(Material to process begins)

@@ -535,19 +574,20 @@
         reinterpret_cast<int64_t *>(rec)[2 * K + 2] = q;
         if constexpr (kListWatch) { susWords[qpar ^ 1] = 0; susWords[2 + (qpar ^ 1)] = kGapNoneBits; }
         if constexpr (!SERVER) {
-          if (suspect) susWords[4] = pole_list_append(a.poleList, (uint32_t)(q - a.qFirst), K <= 15 ? susWords[qpar] & 0xFFFFu : 0u, a.slots != nullptr ? blockIdx.y : 0u,
-                                                      a.poleGate ? susWords[2 + qpar] : 0u);
+          if (suspect) susWords[4] = pole_list_append(LONE ? kernarg_member<PoleHeader *>(offsetof(EvalArgs, poleList)) : a.poleList, (uint32_t)(q - a.qFirst),
+                                                      K <= 15 ? susWords[qpar] & 0xFFFFu : 0u, a.slots != nullptr ? blockIdx.y : 0u, a.poleGate ? susWords[2 + qpar] : 0u);
         }
       }
       wgSuspect = wgSuspect || suspect;
       if (!SERVER && suspect) {
         __syncthreads();
         const int64_t at = a.slots != nullptr ? (int64_t)susWords[4] : q - a.qFirst;
-        for (int i = tid; i < 2 * (int)K + 2; i += kThreads) a.poleScratch[at * (2 * K + 2) + i] = rec[i];
+        double *sums = LONE ? kernarg_member<double *>(offsetof(EvalArgs, poleScratch)) : a.poleScratch;
+        for (int i = tid; i < 2 * (int)K + 2; i += kThreads) sums[at * (2 * K + 2) + i] = rec[i];
       }
       if (nPend + 1 == kPend) {
         __syncthreads();
-        if (wave == 0) flush_pending(a, pend, kPend, lane, bestLds[lane]);
+        if (wave == 0) flush_pending<LONE>(a, pend, kPend, lane, bestLds[lane]);
       }
     } else {
       hW = wave_sum(hW);
@@ -591,7 +631,7 @@
           const int64_t at = a.slots != nullptr ? (int64_t)susWords[4] : q - a.qFirst;
           for (int i = lane; i < 2 * (int)K + 2; i += kWave) a.poleScratch[at * (2 * K + 2) + i] = rec[i];
         }
-        if (nPend + 1 == kPend) flush_pending(a, pend, kPend, lane, bestLds[lane]);
+        if (nPend + 1 == kPend) flush_pending<LONE>(a, pend, kPend, lane, bestLds[lane]);
       }
     }
     nPend = nPend + 1 == kPend ? 0 : nPend + 1;
@@ -604,8 +644,11 @@
     if (wave == 0) { wgSuspect = watchOn && susWords[0] != 0u; if (lane == 0) susWords[0] = 0u; }
   }
   bool *allReported = reinterpret_cast<bool *>(redW);
-  if (wave == 0) flush_pending(a, pend, nPend, lane, bestLds[lane]);
-  if (wave == 0) fused_select<SERVER>(a, bestLds[lane], lane, allReported, wgSuspect);
+  int tidEnd = threadIdx.x;
+  if constexpr (LONE) asm volatile("" : "+v"(tidEnd));
+  const bool epilogueWave = LONE ? tidEnd / kWave == 0 : wave == 0;
+  if (epilogueWave) flush_pending<LONE>(a, pend, nPend, lane, bestLds[lane]);
+  if (epilogueWave) fused_select<SERVER, LONE>(a, bestLds[lane], lane, allReported, wgSuspect);
   if constexpr (FUSE) {
     if (blockIdx.x == 0) {
       __syncthreads();
@@ -651,6 +694,11 @@
 __global__ __launch_bounds__(WPQ * 64) __attribute__((amdgpu_waves_per_eu(3, 3))) void eval_questions_f64_occ3(EvalArgs a) {
   select_quiz(a);
   sweep_body<WPQ, NP, PRLDS, false, DEFER, false, POLE>(a, true);
+}
+
+template <int WPQ, int NP, int KC>
+__global__ __launch_bounds__(WPQ * 64) void eval_questions_f64_lone(EvalArgs a) {
+  sweep_body<WPQ, NP, false, false, true, false, true, KC, true>(a, true);
 }
 
 template <int WPQ, int NP, bool DEFER, bool POLE = false, int KC = 0>
@@ -1140,6 +1188,11 @@
   return LaunchPoleFixup(f, stream);
 }
 
+static bool eval_is_lone(const EvalArgs &args) {
+  return args.lone && args.slots == nullptr && (args.fs.scratch == nullptr || args.fs.packed) && args.fs.sampleSubtasks == 0 &&
+         args.fs.hostPriority == nullptr && args.fs.tagCell == nullptr && !args.poleGate && !args.poleNoFollow && args.poleList != nullptr;
+}
+
 template <int WPQ, int NP, bool PRLDS, bool DEFER, bool POLE = false, int KC = 0>
 hipError_t launch_reg_form(const EvalArgs &args, int64_t nQ, int nBatch, hipStream_t stream) {
   if constexpr (!POLE) {
@@ -1156,7 +1209,15 @@
   static LaunchCache cache;
   const int dev = DeviceSlot();
   int perCU = 0;
-  const hipError_t e = cache.Residency(dev, kern, WPQ * 64, shmem, &perCU);
+  if constexpr (WPQ == 4 && NP == 2 && !PRLDS && DEFER && POLE && KC == 5) {
+    if (eval_is_lone(args)) {
+      kern = eval_questions_f64_lone<WPQ, NP, KC>;
+      static LaunchCache loneCache;
+      const hipError_t e = loneCache.Residency(dev, kern, WPQ * 64, shmem, &perCU);
+      if (e != hipSuccess) return e;
+    }
+  }
+  const hipError_t e = perCU > 0 ? hipSuccess : cache.Residency(dev, kern, WPQ * 64, shmem, &perCU);
   if (e != hipSuccess) return e;
   if (NP <= 2 && perCU > 3) perCU = 3;
   const int64_t resident = (int64_t)DeviceCUs(dev) * perCU;
@@ -1232,6 +1293,7 @@
   args.slots = nullptr;
   args.maxGrid = kb.maxGrid;
   args.poleNoFollow = kb.poleNoFollow;
+  args.lone = kb.loneSweep;
   args.poleGate = kb.poleGate;
   return args;
 }
diff --git a/probqa_amd/csrc/hip_engine.cpp b/probqa_amd/csrc/hip_engine.cpp
--- a/probqa_amd/csrc/hip_engine.cpp
+++ b/probqa_amd/csrc/hip_engine.cpp
@@ -328,6 +328,7 @@
   v.poleScratch = _opt.poleFix ? _dPoleScratch : nullptr;
   v.poleNoFollow = _opt.poleFollow ? 0 : 1;
   v.poleGate = _opt.poleFix && _opt.poleGate ? 1 : 0;
+  v.loneSweep = _opt.loneSweep ? 1 : 0;
   v.poleList = _opt.poleFix ? reinterpret_cast<PoleHeader *>(_dPoleScratch + (size_t)_capQ * (size_t)(2 * _K + 2)) : nullptr;
   return v;
 }
@@ -337,6 +338,7 @@
   const std::string n(name ? name : "");
   (void)FlushUpdates();
   if (n == "seed") { _rng.Seed((uint64_t)value); return Error(); }
+  if (n == "lone_sweep") { StopServer(); _opt.loneSweep = value ? 1 : 0; return Error(); }
   const OptionSpec *o = FindOption(n.c_str());
   const auto is = [o](int64_t EngineOptions::*field) { return o->field == field; };
   if (!o || !AcceptOption(*o, value) || (is(&EngineOptions::serverVramMailbox) && _serverStream))
@@ -360,6 +362,7 @@
     if (is(&EngineOptions::evalMaxGrid)) return -1;
     return _opt.*o->field;
   }
+  if (n == "lone_sweep") return _opt.loneSweep;
   static constexpr struct { const char *name; uint64_t HipEngine::*counter; } kCounters[] = {
       {"sampled_batches", &HipEngine::_sampledBatches},
       {"sampled_batch_device_ns", &HipEngine::_sampledBatchDeviceNs},
diff --git a/probqa_amd/csrc/pqa_kernels.h b/probqa_amd/csrc/pqa_kernels.h
--- a/probqa_amd/csrc/pqa_kernels.h
+++ b/probqa_amd/csrc/pqa_kernels.h
@@ -84,6 +84,7 @@
   struct PoleHeader *poleList;
   int poleNoFollow;
   int poleGate;
+  int loneSweep;
 };
 
 inline double VCompTail(const KbView &kb) {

(Material to process ends)

◆ **The problem**:
All lines in the listing above between the line with "args.poleGate = kb.poleGate;" and the line with "v.poleNoFollow = _opt.poleFollow ? 0 : 1;", inclusive, should be set down exactly, and no line outside that range.

◆ **Exercise answer**:
   args.poleGate = kb.poleGate;
   return args;
 }
diff --git a/probqa_amd/csrc/hip_engine.cpp b/probqa_amd/csrc/hip_engine.cpp
--- a/probqa_amd/csrc/hip_engine.cpp
+++ b/probqa_amd/csrc/hip_engine.cpp
@@ -328,6 +328,7 @@
   v.poleScratch = _opt.poleFix ? _dPoleScratch : nullptr;
   v.poleNoFollow = _opt.poleFollow ? 0 : 1;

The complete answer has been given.